The severe downturn in the crypto market appears to be part of a broader flight to safety, triggered by disappointing economic data. A worse-than-expected unemployment report on Friday marked the beginning of a technical recession, as defined by the Sahm Rule. This rule identifies a recession when the three-month average unemployment rate rises by at least half a percentage point from its lowest point in the past year.

Friday’s figures met this threshold, signaling an abrupt economic downshift. Consequently, investors sought safer assets, leading to declines in major stock indices: the S&P 500 dropped 2%, the Nasdaq 2.5%, and the Dow 1.5%. This trend continued into Monday with further sell-offs overseas.

The crypto market’s rapid decline raises questions about its role as either a speculative asset or a hedge against inflation and recession. Despite hopes that crypto could act as a risk hedge, the recent crash suggests it remains a speculative investment.

Since the downturn, the crypto market has seen its largest three-day sell-off in nearly a year, losing over $500 billion in market value. According to CoinGlass data, this bloodbath wiped out more than $1 billion in leveraged positions within the last 24 hours, including $365 million in Bitcoin and $348 million in Ether.

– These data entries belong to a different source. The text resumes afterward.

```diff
diff --git a/qiskit_gym_amd/csrc/qgym_internal.hpp b/qiskit_gym_amd/csrc/qgym_internal.hpp
--- a/qiskit_gym_amd/csrc/qgym_internal.hpp
+++ b/qiskit_gym_amd/csrc/qgym_internal.hpp
@@ -29,7 +29,8 @@
     F_LAYERS = 1u << 3,
     F_GJ = 1u << 4,
     F_DONE_LIST = 1u << 5,
-    F_GROUP_LANES = 1u << 6
+    F_GROUP_LANES = 1u << 6,
+    F_STEP1_STRAIGHT = 1u << 7
 };
 
 __host__ __device__ inline uint64_t done_mask_words(uint64_t B) { return 4ull * ((B + 255ull) / 256ull); }
diff --git a/qiskit_gym_amd/csrc/qgym_plan.hpp b/qiskit_gym_amd/csrc/qgym_plan.hpp
--- a/qiskit_gym_amd/csrc/qgym_plan.hpp
+++ b/qiskit_gym_amd/csrc/qgym_plan.hpp
@@ -180,6 +180,14 @@
 inline bool group_lanes_pays(Layout layout, size_t num_actions, uint64_t batch, uint32_t compute_units) {
     return layout == LAYOUT_TILE && num_actions <= GROUP_LANES_MAX_ACTIONS &&
            batch <= GROUP_LANES_WORKGROUPS_PER_CU * GROUP_LANES_ENVS_PER_WORKGROUP * compute_units;
+}
+
+constexpr uint64_t STEP1_STRAIGHT_MAX_ENVS = 1ull << 24;
+inline bool step1_straight(Layout layout, uint32_t flags, size_t num_actions, uint64_t batch, uint32_t compute_units, bool seq_outputs, bool clock_attached,
+                           bool dense) {
+    return layout == LAYOUT_TILE && !(flags & (F_ACT64 | F_INVERTS | F_TRACK | F_LAYERS | F_DONE_LIST)) && !dense && batch % 64u == 0 &&
+           batch <= STEP1_STRAIGHT_MAX_ENVS && num_actions <= GROUP_LANES_MAX_ACTIONS && group_lanes_pays(layout, num_actions, batch, compute_units) &&
+           !seq_outputs && !clock_attached;
 }
 
 enum StepKernel {
diff --git a/qiskit_gym_amd/csrc/qm_step1.hpp b/qiskit_gym_amd/csrc/qm_step1.hpp
--- a/qiskit_gym_amd/csrc/qm_step1.hpp
+++ b/qiskit_gym_amd/csrc/qm_step1.hpp
@@ -255,6 +255,92 @@
     if (FEAT && (f.flags & F_TRACK)) a.sol_len[env * 2] = sol_n;
     if (FEAT && fault) atomicOr(&a.error[env], fault);
     return fin != 0;
+}
+
+typedef uint32_t u32x2 __attribute__((ext_vector_type(2)));
+template <class T>
+__device__ inline T lane_load(const void *base, uint32_t byte_off) { return *(global_ptr<const T>)((global_ptr<const char>)base + byte_off); }
+template <class T>
+__device__ inline void lane_store(void *base, uint32_t byte_off, T v) {
+    asm volatile("" : "+v"(byte_off));
+    *(global_ptr<T>)((global_ptr<char>)base + byte_off) = v;
+}
+
+template <bool HAS_Z>
+__device__ inline void qm_step1_straight_body(const Step1Front &f, const StepArgs &a, uint32_t G, uint32_t env) {
+    const uint32_t at4 = env << 2;
+    const int32_t act = lane_load<int32_t>(f.actions, at4);
+    __builtin_amdgcn_sched_barrier(0);
+    const uint32_t lane = env & (QG_WAVE - 1);
+    uint32_t at_tile = (env >> 6) * (G * 1024u) + (lane << 4);
+    const uint32_t gtab = lane_load<uint32_t>(f.gates + f.num_actions, lane << 2);
+    int32_t depth0 = lane_load<int32_t>(f.depth, at4);
+    uint32_t bad0 = lane_load<uint32_t>(f.bad, at4);
+    __builtin_amdgcn_sched_barrier(0);
+    uint32_t done0 = lane_load<uint8_t>(a.done, env), success0 = lane_load<uint8_t>(a.success, env);
+    asm volatile("" : "+v"(at_tile));
+    asm volatile("" : : "s"(a.N), "s"(a.reward));
+    __builtin_amdgcn_sched_barrier(0);
+    const uint32_t gi = min((uint32_t)act, f.num_actions);
+    const u32x2 entry = lane_load<u32x2>(f.gates, gi << 3);
+    __builtin_amdgcn_sched_barrier(0);
+    uint32_t gb = (uint32_t)__builtin_amdgcn_ds_bpermute((int)(gi & ~3u), (int)gtab);
+    const bool in_range = (uint32_t)act < f.num_actions;
+    gb = in_range ? gb : 0u;
+    const uint32_t sh = (gi << 3) & 24u;
+    const uint32_t g0 = __builtin_amdgcn_ubfe(gb, sh, 4u), g1 = __builtin_amdgcn_ubfe(gb, sh + 4u, 4u);
+    const uint32_t at_a = at_tile + (g0 << 10), at_b = at_tile + (g1 << 10);
+    const u32x4 va = lane_load<u32x4>(f.state, at_a), vb = lane_load<u32x4>(f.state, at_b);
+    uint4 ua = make_uint4(va.x, va.y, va.z, va.w), ub = make_uint4(vb.x, vb.y, vb.z, vb.w);
+    __builtin_amdgcn_sched_barrier(0);
+    uint32_t g_ops = in_range ? entry.x : QM_IDENTITY << 10;
+    float g_penalty = in_range ? __uint_as_float(entry.y) : 0.0f;
+    asm volatile("" : "+v"(g_ops), "+v"(g_penalty), "+v"(depth0), "+v"(bad0) : "s"(a.N), "s"(a.reward), "s"(a.done), "s"(a.success));
+    asm volatile("" : "+v"(done0), "+v"(success0));
+    int32_t depth = depth0 > 0 ? depth0 - 1 : 0;
+    float r_solved = 0.0f, r_open = 0.0f;
+    uint32_t fin_open = 0;
+    const uint32_t ops = g_ops, q0 = ops & 31u, q1 = (ops >> 5) & 31u;
+    GateMasks<HAS_Z> gm(ops, g0, g1);
+    uint32_t e0[4], e1[4];
+#pragma unroll
+    for (uint32_t k = 0; k < 4; ++k) {
+        e0[k] = HAS_Z ? gm.o0 : 0u - (uint32_t)((q0 & 3u) == k);
+        e1[k] = HAS_Z ? gm.o1 : 0u - (uint32_t)((q1 & 3u) == k);
+    }
+    const uint32_t live = 0u - (uint32_t)(((ops >> 10) & 0xFFFFu) != QM_IDENTITY);
+    const uint32_t zb = 1u << a.N;
+    uint32_t ix0 = 1u << q0, ix1 = 1u << q1, iz0 = zb << q0, iz1 = zb << q1;
+    uint32_t set0 = live & 1u, set1 = set0 & (uint32_t)(q0 != q1);
+    uint32_t bad_rest = bad0 & ~((set0 << q0) | (set1 << q1));
+    r_solved = 1.0f - g_penalty; r_open = 0.0f - g_penalty;
+    fin_open = (uint32_t)(depth == 0);
+    const bool apart = g0 != g1;
+    gm.pin();
+    if constexpr (!HAS_Z) asm volatile("" : "+v"(e0[0]), "+v"(e0[1]), "+v"(e0[2]), "+v"(e0[3]), "+v"(e1[0]), "+v"(e1[1]), "+v"(e1[2]), "+v"(e1[3]));
+    asm volatile("" : "+v"(ix0), "+v"(ix1), "+v"(iz0), "+v"(iz1), "+v"(set0), "+v"(set1), "+v"(bad_rest), "+v"(r_solved), "+v"(r_open),
+                      "+v"(depth), "+v"(fin_open));
+    __builtin_amdgcn_sched_barrier(0);
+    uint32_t z0, z1;
+    const uint32_t x0 = gm.get(ua, gm.o0, gm.h0, z0), x1 = gm.get(ub, gm.o1, gm.h1, z1);
+    const uint32_t nx0 = gm.mix(0, x0, z0, x1, z1), nx1 = gm.mix(2, x0, z0, x1, z1);
+    const uint32_t nz0 = HAS_Z ? gm.mix(1, x0, z0, x1, z1) : 0u, nz1 = HAS_Z ? gm.mix(3, x0, z0, x1, z1) : 0u;
+    gate_put<HAS_Z>(ub, e1, nx1, nz1);
+    ua.x = bit_select(gm.same, ub.x, ua.x); ua.y = bit_select(gm.same, ub.y, ua.y);
+    ua.z = bit_select(gm.same, ub.z, ua.z); ua.w = bit_select(gm.same, ub.w, ua.w);
+    gate_put<HAS_Z>(ua, e0, nx0, nz0);
+    if (apart) lane_store(f.state, at_b, u32x4{ub.x, ub.y, ub.z, ub.w});
+    lane_store(f.state, at_a, u32x4{ua.x, ua.y, ua.z, ua.w});
+    const uint32_t d0 = HAS_Z ? xor_or(nx0, ix0, nz0 ^ iz0) : nx0 ^ ix0, d1 = HAS_Z ? xor_or(nx1, ix1, nz1 ^ iz1) : nx1 ^ ix1;
+    const uint32_t bad = bad_rest | (min(d0, set0) << q0) | (min(d1, set1) << q1);
+    const bool solved = bad == 0;
+    const float reward = solved ? r_solved : r_open;
+    const uint32_t fin = solved ? 1u : fin_open;
+    if (bad != bad0) lane_store(f.bad, at4, bad);
+    if (depth != depth0) lane_store(f.depth, at4, depth);
+    lane_store(a.reward, at4, reward);
+    if (fin != done0) lane_store(a.done, env, (uint8_t)fin);
+    if ((uint32_t)solved != success0) lane_store(a.success, env, (uint8_t)solved);
 }
 
 template <bool HAS_Z, bool FEAT, int D16, bool PINNED_FRONT>
```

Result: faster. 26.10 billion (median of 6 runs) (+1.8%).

Khushboo Khullar of Lightning Ventures, speaking to Bloomberg, argued that the crypto sell-off is part of a broader liquidity panic as traders rush to cover margin calls. Khullar views this as a temporary sell-off, presenting a potential buying opportunity.

Josh Gilbert, an eToro market analyst, supports Khullar’s perspective, suggesting that the expected Federal Reserve rate cuts could benefit crypto assets. “Crypto assets have sold off, but many investors will see an opportunity. We see Federal Reserve rate cuts, which are now likely to come sharper than expected, as hugely positive for crypto assets,” Gilbert told Coindesk.

Despite the recent volatility, crypto continues to make strides toward mainstream acceptance. Notably, Morgan Stanley will allow its advisors to offer Bitcoin ETFs starting Wednesday. This follows more than half a year after the introduction of the first Bitcoin ETF. The investment bank will enable over 15,000 of its financial advisors to sell BlackRock’s IBIT and Fidelity’s FBTC. This move is seen as a significant step toward the “mainstreamization” of crypto, given the lengthy regulatory and company processes in major investment banks.

The recent crypto market downturn highlights its volatility and the broader economic concerns affecting all risk assets. While some analysts see the current situation as a temporary sell-off and a buying opportunity, others caution against the speculative nature of crypto. As the market evolves, its role as a mainstream alternative asset continues to grow, marked by increasing institutional acceptance and new investment opportunities.